Introduction
Recently, there have been a lot of talks about de-dollarization and its potential impact on the global economy. As there are different opinions about this phenomenon, ranging from dismissing it to seeing it as a major shift in the global economy, in this article, we will review this topic from multiple perspectives. We seek to answer four main questions: Is de-dollarization real? What causes it? What are the consequences of de-dollarization? And how far can it go? To ensure well-rounded coverage, we will include a variety of opinions in the article and explore different points of view.
What is de-dollarization?
De-dollarization refers to the process of reducing the role of the US dollar in international trade, finance, and investment, resulting in the use of alternative currencies.
Is it actually happening?
In accordance with the International Monetary Fund (IMF) report - yes. This trend has been on the rise for years, with the share of the US dollar declining from its peak of 72% in 2001 to 58-59% in 2022, the lowest it has been in 25 years. While this decline may seem significant, it is not the lowest share the dollar has had, which was below 50% in the late 80s-90s.
Why is it happening?
Several factors have led to the decline in the US dollar's share in the global economy. One significant reason is the growing use of other currencies such as the Euro, British Pound, Japanese yen, Australian dollar, Canadian dollar, and Chinese renminbi. Central banks have been diversifying their reserves to manage risks associated with a specific currency, causing a decline in the US dollar's share. This is also can be seen in the IMF report.
Another reason that has contributed to the acceleration of de-dollarization is the recent geopolitical events. The US sanctions implemented to freeze Russian central bank assets signalled to many countries that disagree with US policy to reduce their dependence on US dollars. For instance, China and Saudi Arabia are discussing with several countries the possibility of moving trade toward local currencies. And Russia and China have moved a significant part of their trade into local currencies.
Those events have fuelled a broader discussion about the emergence of a multi-polar world, where multiple powerful regional blocks hold significant influence, rather than the global dominance of the United States. Some countries and blocs, such as BRICS and ASEAN, have explored the idea of utilizing local currencies for trade or creating new ones. For example, Brazil and Argentina are discussing plans for a Latin American currency and BRICS in discussions of the blog currency. As their share in the global economy grows, such decisions may have a negative impact on the value of the US dollar. In fact, the BRICS bloc recently surpassed the G7 in terms of economic size. However, the full impact of such changes remains to be seen, as it takes time for countries to align on a new approach and implement it. Furthermore, it is unlikely that all transactions will shift toward local currencies, so the overall impact on the US dollar's value may be limited.
What are the consequences of de-dollarization?

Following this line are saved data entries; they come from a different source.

# siyaoL1/Analytical-Database

Hardware: AMD Instinct MI355X
Metric: rows/sec scanned + HBM GB/s (% of roofline), 1B-row int32 select+sum (higher is better)
Workload: dtype int32; 1 GPU; 1B-row single int32 column, range select + sum; rows_per_gpu=1000000000, low=250000000, high=260000000, parallelism=single GPU

## Files before the change

### analytical-database_amd/csrc/mq_kernels.hip

```cpp

#include <hip/hip_runtime.h>

#include <atomic>
#include <condition_variable>
#include <mutex>
#include <thread>
#include <vector>
#include <climits>
#include <cstdarg>
#include <cstdint>
#include <cstdio>
#include <cstdlib>
#include <cstring>

#include <cerrno>
#include <pthread.h>
#include <sched.h>
#include <sys/mman.h>

#ifndef MADV_POPULATE_WRITE
#define MADV_POPULATE_WRITE 23
#endif

#include "mq_common.h"
#include "mq_device.h"
#include "mq_scan_common.h"

__device__ int mq_writelane(int src, int lane, int old) __asm("llvm.amdgcn.writelane.i32");

namespace {

using namespace mqi;

__device__ __forceinline__ void store_agent(unsigned long long* p, unsigned long long v) {
    __hip_atomic_store(p, v, __ATOMIC_RELAXED, __HIP_MEMORY_SCOPE_AGENT);
}
__device__ __forceinline__ unsigned long long load_agent(const unsigned long long* p) {
    return __hip_atomic_load(const_cast<unsigned long long*>(p), __ATOMIC_RELAXED,
                             __HIP_MEMORY_SCOPE_AGENT);
}

template <bool WT = false>
__device__ __forceinline__ void block_store_partial(unsigned long long cnt, long long sum, int mn,
                                                    int mx, Partial* __restrict__ part) {
    __shared__ Partial sp[kWaves];
    const int lane = threadIdx.x & 63, wave = threadIdx.x >> 6;
    cnt = wave_sum_u64(cnt);
    sum = wave_sum_i64(sum);
    mn = wave_min(mn);
    mx = wave_max(mx);
    if (lane == 0) sp[wave] = Partial{cnt, sum, mn, mx, 0ull};
    __syncthreads();
    if (threadIdx.x == 0) {
        Partial r = sp[0];
#pragma unroll
        for (int w = 1; w < kWaves; w++) {
            r.count += sp[w].count;
            r.sum += sp[w].sum;
            r.mn = min(r.mn, sp[w].mn);
            r.mx = max(r.mx, sp[w].mx);
        }
        if constexpr (WT) {
            unsigned long long* w = reinterpret_cast<unsigned long long*>(part + blockIdx.x);
            store_agent(w + 0, r.count);
            store_agent(w + 1, (unsigned long long)r.sum);
            store_agent(w + 2, (unsigned long long)(uint32_t)r.mn | ((unsigned long long)(uint32_t)r.mx << 32));
        } else {
            part[blockIdx.x] = r;
        }
    }
}

constexpr int kArriveStride = 1024;
constexpr size_t kArriveBytes = 9 * kArriveStride * sizeof(unsigned int);

__device__ __forceinline__ bool block_arrive_last(uint32_t nblocks, unsigned int* ctr) {
    __shared__ int s_last;
    if (threadIdx.x == 0) {
        const uint32_t shard = blockIdx.x & 7u;
        const uint32_t shard_n = (nblocks - shard + 7u) / 8u;
        __builtin_amdgcn_s_waitcnt(0x0F70);
        int last = 0;
        if (__hip_atomic_fetch_add(ctr + shard * kArriveStride, 1u, __ATOMIC_RELAXED,
                                   __HIP_MEMORY_SCOPE_AGENT) == shard_n - 1u) {
            const uint32_t nshards = nblocks < 8u ? nblocks : 8u;
            last = __hip_atomic_fetch_add(ctr + 8 * kArriveStride, 1u, __ATOMIC_RELAXED,
                                          __HIP_MEMORY_SCOPE_AGENT) == nshards - 1u;
        }
        if (last) {
#pragma unroll
            for (int i = 0; i < 9; i++)
                __hip_atomic_store(ctr + i * kArriveStride, 0u, __ATOMIC_RELAXED,
                                   __HIP_MEMORY_SCOPE_AGENT);
        }
        s_last = last;
    }
    __syncthreads();
    return s_last != 0;
}

__device__ __forceinline__ void block_combine(const Partial* __restrict__ part, uint32_t nparts,
                                              mq_agg* __restrict__ out) {
    unsigned long long cnt = 0;
    long long sum = 0;
    int mn = INT_MAX, mx = INT_MIN;
    for (uint32_t base = 0; base < nparts; base += 8 * blockDim.x) {
        unsigned long long c[8], sm[8], m[8];
#pragma unroll
        for (int j = 0; j < 8; j++) {
            const uint32_t i = base + j * blockDim.x + threadIdx.x;
            const unsigned long long* w =
                reinterpret_cast<const unsigned long long*>(part + (i < nparts ? i : nparts - 1));
            c[j] = load_agent(w + 0);
            sm[j] = load_agent(w + 1);
            m[j] = load_agent(w + 2);
        }
#pragma unroll
        for (int j = 0; j < 8; j++) {
            if (base + j * blockDim.x + threadIdx.x >= nparts) {
                c[j] = 0ull;
                sm[j] = 0ull;
                m[j] = 0x800000007FFFFFFFull;
            }
        }
#pragma unroll
        for (int j = 0; j < 8; j++) {
            cnt += c[j];
            sum += (long long)sm[j];
            mn = min(mn, (int)(uint32_t)m[j]);
            mx = max(mx, (int)(uint32_t)(m[j] >> 32));
        }
    }
    __shared__ Partial sc[kWaves];
    const int lane = threadIdx.x & 63, wave = threadIdx.x >> 6;
    cnt = wave_sum_u64(cnt);
    sum = wave_sum_i64(sum);
    mn = wave_min(mn);
    mx = wave_max(mx);
    if (lane == 0) sc[wave] = Partial{cnt, sum, mn, mx, 0ull};
    __syncthreads();
    if (threadIdx.x == 0) {
        Partial r = sc[0];
#pragma unroll
        for (int w = 1; w < kWaves; w++) {
            r.count += sc[w].count;
            r.sum += sc[w].sum;
            r.mn = min(r.mn, sc[w].mn);
            r.mx = max(r.mx, sc[w].mx);
        }
        out->count = r.count;
        out->sum = r.sum;
        out->min = r.mn;
        out->max = r.mx;
        out->_pad = 0;
    }
}

enum ScanMode { kSum = 0, kAgg = 1 };

template <int MODE>
struct ScanTraits {
    static constexpr int kUnrollM = MODE == kAgg ? 6 : kUnroll;
};

template <int MODE, bool VEC>
__global__ __launch_bounds__(kTPB, 8) void k_scan(const int* __restrict__ col, uint64_t n,
                                               uint64_t rows_per_block, Pred pred,
                                               Partial* __restrict__ part,
                                               mq_agg* __restrict__ out, unsigned int* __restrict__ arrive) {
    const uint64_t start = (uint64_t)blockIdx.x * rows_per_block;
    uint64_t end = start + rows_per_block;
    if (end > n) end = n;
    const int tid = threadIdx.x;
    const uint32_t lo = pred.lo, wm1 = pred.wm1;

    unsigned int cnt = 0;
    unsigned long long sumd = 0;
    uint32_t mind = 0xFFFFFFFFu;
    uint32_t maxr = 0xFFFFFFFFu;

    auto consume = [&](int4 v, uint64_t tile_row, bool full) {
        const uint64_t row = tile_row + (uint64_t)tid * 4;
        const uint32_t d0 = (uint32_t)v.x - lo, d1 = (uint32_t)v.y - lo, d2 = (uint32_t)v.z - lo,
                       d3 = (uint32_t)v.w - lo;
        bool p0 = d0 <= wm1, p1 = d1 <= wm1, p2 = d2 <= wm1, p3 = d3 <= wm1;
        if (!full) {
            p0 = p0 && (row + 0 < end);
            p1 = p1 && (row + 1 < end);
            p2 = p2 && (row + 2 < end);
            p3 = p3 && (row + 3 < end);
        }
        cnt += (unsigned)p0 + (unsigned)p1 + (unsigned)p2 + (unsigned)p3;
        sumd += (unsigned long long)(p0 ? d0 : 0u) + (unsigned long long)(p1 ? d1 : 0u) +
                (unsigned long long)(p2 ? d2 : 0u) + (unsigned long long)(p3 ? d3 : 0u);
        if constexpr (MODE == kAgg) {
            if (full) {
                mind = min(mind, min(min(d0, d1), min(d2, d3)));
                maxr = min(maxr, min(min(wm1 - d0, wm1 - d1), min(wm1 - d2, wm1 - d3)));
            } else {
                mind = min(mind, min(min(p0 ? d0 : ~0u, p1 ? d1 : ~0u), min(p2 ? d2 : ~0u, p3 ? d3 : ~0u)));
                maxr = min(maxr, min(min(p0 ? wm1 - d0 : ~0u, p1 ? wm1 - d1 : ~0u),
                                     min(p2 ? wm1 - d2 : ~0u, p3 ? wm1 - d3 : ~0u)));
            }
        }
    };

    constexpr int U = ScanTraits<MODE>::kUnrollM;
    uint64_t t = start;
    for (; t + (uint64_t)U * kTileRows <= end; t += (uint64_t)U * kTileRows) {
        int4 v[U];
#pragma unroll
        for (int u = 0; u < U; u++)
            v[u] = load4_nt<VEC>(col + t + (uint64_t)u * kTileRows + (uint64_t)tid * 4);
#pragma unroll
        for (int u = 0; u < U; u++) consume(v[u], t + (uint64_t)u * kTileRows, true);
    }
    for (; t < end; t += kTileRows) {
        const uint64_t row = t + (uint64_t)tid * 4;
        int4 v;
        if (row + 3 < end) {
            v = load4_nt<VEC>(col + row);
        } else {
            v.x = row + 0 < end ? col[row + 0] : 0;
            v.y = row + 1 < end ? col[row + 1] : 0;
            v.z = row + 2 < end ? col[row + 2] : 0;
            v.w = row + 3 < end ? col[row + 3] : 0;
        }
        consume(v, t, row + 3 < end);
    }
    const long long sum = (long long)sumd + (long long)cnt * (long long)(int32_t)lo;
    int mn = INT_MAX, mx = INT_MIN;
    if (MODE == kAgg && cnt) {
        mn = (int)(lo + mind);
        mx = (int)(lo + (wm1 - maxr));
    }
    if (out) {
        block_store_partial<true>(cnt, sum, mn, mx, part);
        if (block_arrive_last(gridDim.x, arrive)) block_combine(part, gridDim.x, out);
    } else {
        block_store_partial(cnt, sum, mn, mx, part);
    }
}
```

The consequences of de-dollarization are not clear-cut, and there are different opinions regarding their effects. Some experts argue that using local currencies in trade can have benefits, such as allowing companies to manage FOREX risks better and make revenues more predictable, while reducing the need for a middleman in some transactions. Conversely, volatile exchange rates in some currencies can cause additional problems for exporters.
Other experts argue that there are risks for the US economy resulting from de-dollarization. For instance, as the strong dollar makes it cheaper to buy foreign goods and borrow money, a potential reduction of the dollar share could lead to higher prices and inflation on one hand and higher costs of borrowing on the other. This could make it difficult for the US to pay for its debt, considering it is now more than 100% of its GDP.

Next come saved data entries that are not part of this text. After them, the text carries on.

diff --git a/pytorch-asr_amd/csrc/lstm_wgrad.hip b/pytorch-asr_amd/csrc/lstm_wgrad.hip
--- a/pytorch-asr_amd/csrc/lstm_wgrad.hip
+++ b/pytorch-asr_amd/csrc/lstm_wgrad.hip
@@ -12,18 +12,26 @@
 typedef unsigned int u32;
 
 constexpr int HN = 320;
+constexpr int FX = 352;
 constexpr int MT = 256;
 constexpr int KT = 16;
 constexpr int NS = 8;
-constexpr int PA = MT * 2, PB = HN * 2;
-constexpr int ACH = MT / 8, BCH = HN / 8;
-constexpr int A_BYTES = KT * PA, B_BYTES = KT * PB;
-constexpr int STAGE = A_BYTES + B_BYTES;
-constexpr int A_DMA = KT * ACH / 64, B_DMA = KT * BCH / 64;
+constexpr int PA = MT * 2;
+constexpr int ACH = MT / 8;
+constexpr int A_BYTES = KT * PA;
+constexpr int A_DMA = KT * ACH / 64;
 constexpr int PW = 3;
-constexpr int DUMMY = NS * STAGE;
-constexpr int LDS_BYTES = NS * STAGE + 1024;
 constexpr int NMT = 8 * HN / MT;
+template <int NT> struct Geo {
+    static constexpr int PB = NT * 32 * 2;
+    static constexpr int BCH = NT * 32 / 8;
+    static constexpr int B_BYTES = KT * PB;
+    static constexpr int STAGE = A_BYTES + B_BYTES;
+    static constexpr int B_DMA = KT * BCH / 64;
+    static constexpr int DUMMY = NS * STAGE;
+    static constexpr int LDS_BYTES = NS * STAGE + 1024;
+    static_assert(KT * BCH % 64 == 0 && A_DMA + B_DMA <= 8 * PW && LDS_BYTES <= 160 * 1024, "geometry");
+};
 
 struct WgradParams {
     const __bf16 *dg;
@@ -57,13 +65,154 @@
 }
 
 __device__ __forceinline__ int swz_a(int chunk, int k) { return chunk ^ ((k & 3) << 2); }
-__device__ __forceinline__ int swz_b(int chunk, int k) { return chunk ^ (((k & 3) >> 1) << 2); }
-
-__global__ __launch_bounds__(512) void lstm_wgrad_kernel(WgradParams p) {
+template <int NT> __device__ __forceinline__ int swz_b(int chunk, int k) {
+    return NT == 10 ? chunk ^ (((k & 3) >> 1) << 2) : chunk;
+}
+
+template <int NT>
+__device__ __forceinline__ void wgrad_block(const WgradParams &p, int kc, int job, int mt, const __bf16 *bsrc) {
+    constexpr int PB = Geo<NT>::PB, BCH = Geo<NT>::BCH, B_DMA = Geo<NT>::B_DMA;
+    constexpr int STAGE = Geo<NT>::STAGE, DUMMY = Geo<NT>::DUMMY;
     extern __shared__ __attribute__((aligned(16))) char smem[];
     const int tid = threadIdx.x, lane = tid & 63;
     const int wave = __builtin_amdgcn_readfirstlane(tid >> 6);
     const int wm = wave >> 1, wn = wave & 1;
+    const int k_begin = kc * p.rows_per_chunk, nstage = p.rows_per_chunk / KT;
+
+    rsrc_words rs[PW];
+    u32 voff[PW], lds_off[PW], soff[PW], stride[PW];
+#pragma unroll
+    for (int i = 0; i < PW; ++i) {
+        const int q = wave + 8 * i;
+        const bool isa = q < A_DMA, real = q < A_DMA + B_DMA;
+        const unsigned long long base = (unsigned long long)(isa ? (const void *)p.dg : (const void *)bsrc);
+        rs[i].x = __builtin_amdgcn_readfirstlane((int)(unsigned)base);
+        rs[i].y = __builtin_amdgcn_readfirstlane((int)((unsigned)(base >> 32) & 0xffffu));
+        rs[i].z = __builtin_amdgcn_readfirstlane(real ? (int)((u32)p.K * (isa ? 8 * HN * 2 : PB)) : 0);
+        rs[i].w = 0x00020000;
+        stride[i] = isa ? KT * 8 * HN * 2 : KT * PB;
+        soff[i] = (u32)k_begin * (isa ? 8 * HN * 2 : PB);
+        lds_off[i] = real ? (u32)q * 1024u : (u32)DUMMY;
+        if (isa) {
+            const int L = 64 * q + lane, k = L / ACH, pos = L % ACH;
+            voff[i] = (u32)k * (8 * HN * 2) + (u32)mt * PA + (u32)swz_a(pos, k) * 16u;
+        } else {
+            const int L = 64 * ((q - A_DMA) % B_DMA) + lane, k = L / BCH, pos = L % BCH;
+            voff[i] = (u32)k * PB + (u32)swz_b<NT>(pos, k) * 16u;
+        }
+    }
+    u32 wslot = 0;
+    const u32 smem_base = lds_addr(smem);
+    const u32 wmask = wave + 16 < A_DMA + B_DMA ? ~0u : 0u;
+    auto issue_one = [&](int i) {
+        if constexpr (NT == 11) {
+            dma16(rs[i], smem_base + (i == 2 ? wslot & wmask : wslot) + lds_off[i], voff[i], soff[i]);
+        } else {
+            dma16(rs[i], smem_base + wslot + lds_off[i], voff[i], soff[i]);
+        }
+        soff[i] += stride[i];
+    };
+    auto issue_done = [&]() { wslot = wslot + STAGE == NS * STAGE ? 0u : wslot + STAGE; };
+
+    const int g = lane >> 4, q4 = (lane & 15) >> 2, pp = lane & 3;
+    const int krow = 8 * (g >> 1) + q4;
+    const int flip = NT == 11 ? wn : 0;
+    u32 a_off[2], b_off[5];
+#pragma unroll
+    for (int i = 0; i < 2; ++i) {
+        const int chunk = (wm * 64 + 32 * (i ^ flip)) / 8 + 2 * (g & 1) + (pp >> 1);
+        a_off[i] = (u32)krow * PA + (u32)swz_a(chunk, krow) * 16u + (u32)(pp & 1) * 8u;
+    }
+#pragma unroll
+    for (int j = 0; j < 5; ++j) {
+        const int chunk = (wn * 160 + 32 * j) / 8 + 2 * (g & 1) + (pp >> 1);
+        b_off[j] = (u32)A_BYTES + (u32)krow * PB + (u32)swz_b<NT>(chunk, krow) * 16u + (u32)(pp & 1) * 8u;
+    }
+    const u32 b_ext = wn ? 320u : 640u;
+    auto b_at = [&](const char *slot, int j) {
+        if constexpr (NT == 10) return slot + b_off[j];
+        else return slot + b_off[0] + 64 * j;
+    };
+    f32x16 acc_e;
+#pragma unroll
+    for (int r = 0; r < 16; ++r) acc_e[r] = 0.f;
+    u32 cslot = 0;
+    f32x16 acc[2][5];
+#pragma unroll
+    for (int i = 0; i < 2; ++i)
+#pragma unroll
+        for (int j = 0; j < 5; ++j)
+#pragma unroll
+            for (int r = 0; r < 16; ++r) acc[i][j][r] = 0.f;
+    bf16x8 fa[2][2], fb[2][5];
+    u32 rslot = 0;
+
+#define WG_MFMA(J) do { \
+        acc[0][J] = __builtin_amdgcn_mfma_f32_32x32x16_bf16(a[0], b[J], acc[0][J], 0, 0, 0); \
+        acc[1][J] = __builtin_amdgcn_mfma_f32_32x32x16_bf16(a[1], b[J], acc[1][J], 0, 0, 0); } while (0)
+    auto step = [&](bf16x8 (&a)[2], bf16x8 (&b)[5], bf16x8 (&na)[2], bf16x8 (&nb)[5]) {
+        asm volatile("s_waitcnt vmcnt(%0)\n\ts_barrier" ::"n"((NS - 3) * PW) : "memory");
+        const char *rs_ = smem + rslot;
+        bf16x8 be;
+        if constexpr (NT == 11) be = tr_frag(smem + (cslot + b_ext) + b_off[0], 4 * PB);
+        WG_MFMA(0);
+        na[0] = tr_frag(rs_ + a_off[0], 4 * PA);
+        na[1] = tr_frag(rs_ + a_off[1], 4 * PA);
+        __builtin_amdgcn_sched_barrier(0);
+        WG_MFMA(1);
+        nb[0] = tr_frag(b_at(rs_, 0), 4 * PB);
+        nb[1] = tr_frag(b_at(rs_, 1), 4 * PB);
+        issue_one(0);
+        __builtin_amdgcn_sched_barrier(0);
+        WG_MFMA(2);
+        nb[2] = tr_frag(b_at(rs_, 2), 4 * PB);
+        nb[3] = tr_frag(b_at(rs_, 3), 4 * PB);
+        issue_one(1);
+        __builtin_amdgcn_sched_barrier(0);
+        WG_MFMA(3);
+        nb[4] = tr_frag(b_at(rs_, 4), 4 * PB);
+        issue_one(2);
+        __builtin_amdgcn_sched_barrier(0);
+        WG_MFMA(4);
+        if constexpr (NT == 11) {
+            acc_e = __builtin_amdgcn_mfma_f32_32x32x16_bf16(a[0], be, acc_e, 0, 0, 0);
+            cslot = rslot;
+        }
+        issue_done();
+        rslot = rslot + STAGE == NS * STAGE ? 0u : rslot + STAGE;
+        __builtin_amdgcn_sched_barrier(0);
+    };
+    for (int st = 0; st < NS - 1; ++st) {
+#pragma unroll
+        for (int i = 0; i < PW; ++i) issue_one(i);
+        issue_done();
+    }
+    asm volatile("s_waitcnt vmcnt(%0)\n\ts_barrier" ::"n"((NS - 2) * PW) : "memory");
+    fa[0][0] = tr_frag(smem + a_off[0], 4 * PA);
+    fa[0][1] = tr_frag(smem + a_off[1], 4 * PA);
+#pragma unroll
+    for (int j = 0; j < 5; ++j) fb[0][j] = tr_frag(b_at(smem, j), 4 * PB);
+    rslot = STAGE;
+    for (int st = 0; st < nstage; st += 2) {
+        step(fa[0], fb[0], fa[1], fb[1]);
+        step(fa[1], fb[1], fa[0], fb[0]);
+    }
+#undef WG_MFMA
+    asm volatile("s_waitcnt vmcnt(0)" ::: "memory");
+    float *out = p.partial + ((((size_t)kc * p.njobs + job) * 8 + wave) * NT) * 1024;
+#pragma unroll
+    for (int i = 0; i < 2; ++i)
+#pragma unroll
+        for (int j = 0; j < 5; ++j)
+#pragma unroll
+            for (int r = 0; r < 16; ++r) out[((i * 5 + j) * 16 + r) * 64 + lane] = acc[i][j][r];
+    if constexpr (NT == 11) {
+#pragma unroll
+        for (int r = 0; r < 16; ++r) out[(10 * 16 + r) * 64 + lane] = acc_e[r];
+    }
+}
+
+template <int NT> __global__ __launch_bounds__(512) void lstm_wgrad_kernel(WgradParams p) {
     int kc, job;
     if (p.xcd_groups) {
         const int w = blockIdx.x, per = p.njobs / 2;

However, some experts do not agree with this perspective and do not see such risks as particularly high or dramatic. They highlight that the change will not happen overnight and that the economy will have time to adapt to it. Additionally, a cheaper dollar could make US goods more competitive, leading to increased export and reduced borrowing needs.
From a geopolitical standpoint, a lower share of the US dollar will also reduce the US's ability to impose economic sanctions on other countries and hence will reduce its Global influence.
How far can it go?
Experts also do not agree on how far the de-dollarization can go on and how much and how fast the share of the dollar could decline. Some believe that the US dollar could lose its position as the dominant currency in global finance and be replaced by several other regional currencies. The growing share of emerging economies in the global GDP and their appetite to move their trade to local/regional currencies are some of the factors that could contribute to this outcome. One more factor that can accelerate and deepen the transition is the increase in the US debt, debt ceiling discussions and potential default of the US on its debt. This scenario is very unlikely but can have a big impact on trustworthiness of dollar.
However, other experts believe that the decline will not be dramatic because the US dollar is the dominant currency that is used as a benchmark for different assets and commodities. Additionally, there are no sizable alternatives that provide the same level of financial system maturity. Currencies such as the Chinese renminbi cannot replace the dollar because China still has current account restrictions, and other currencies such as the Euro and Japanese yen have their own risks related to high debt loads. Finally, some of the proposed alternative currencies are currently pegged to dollar.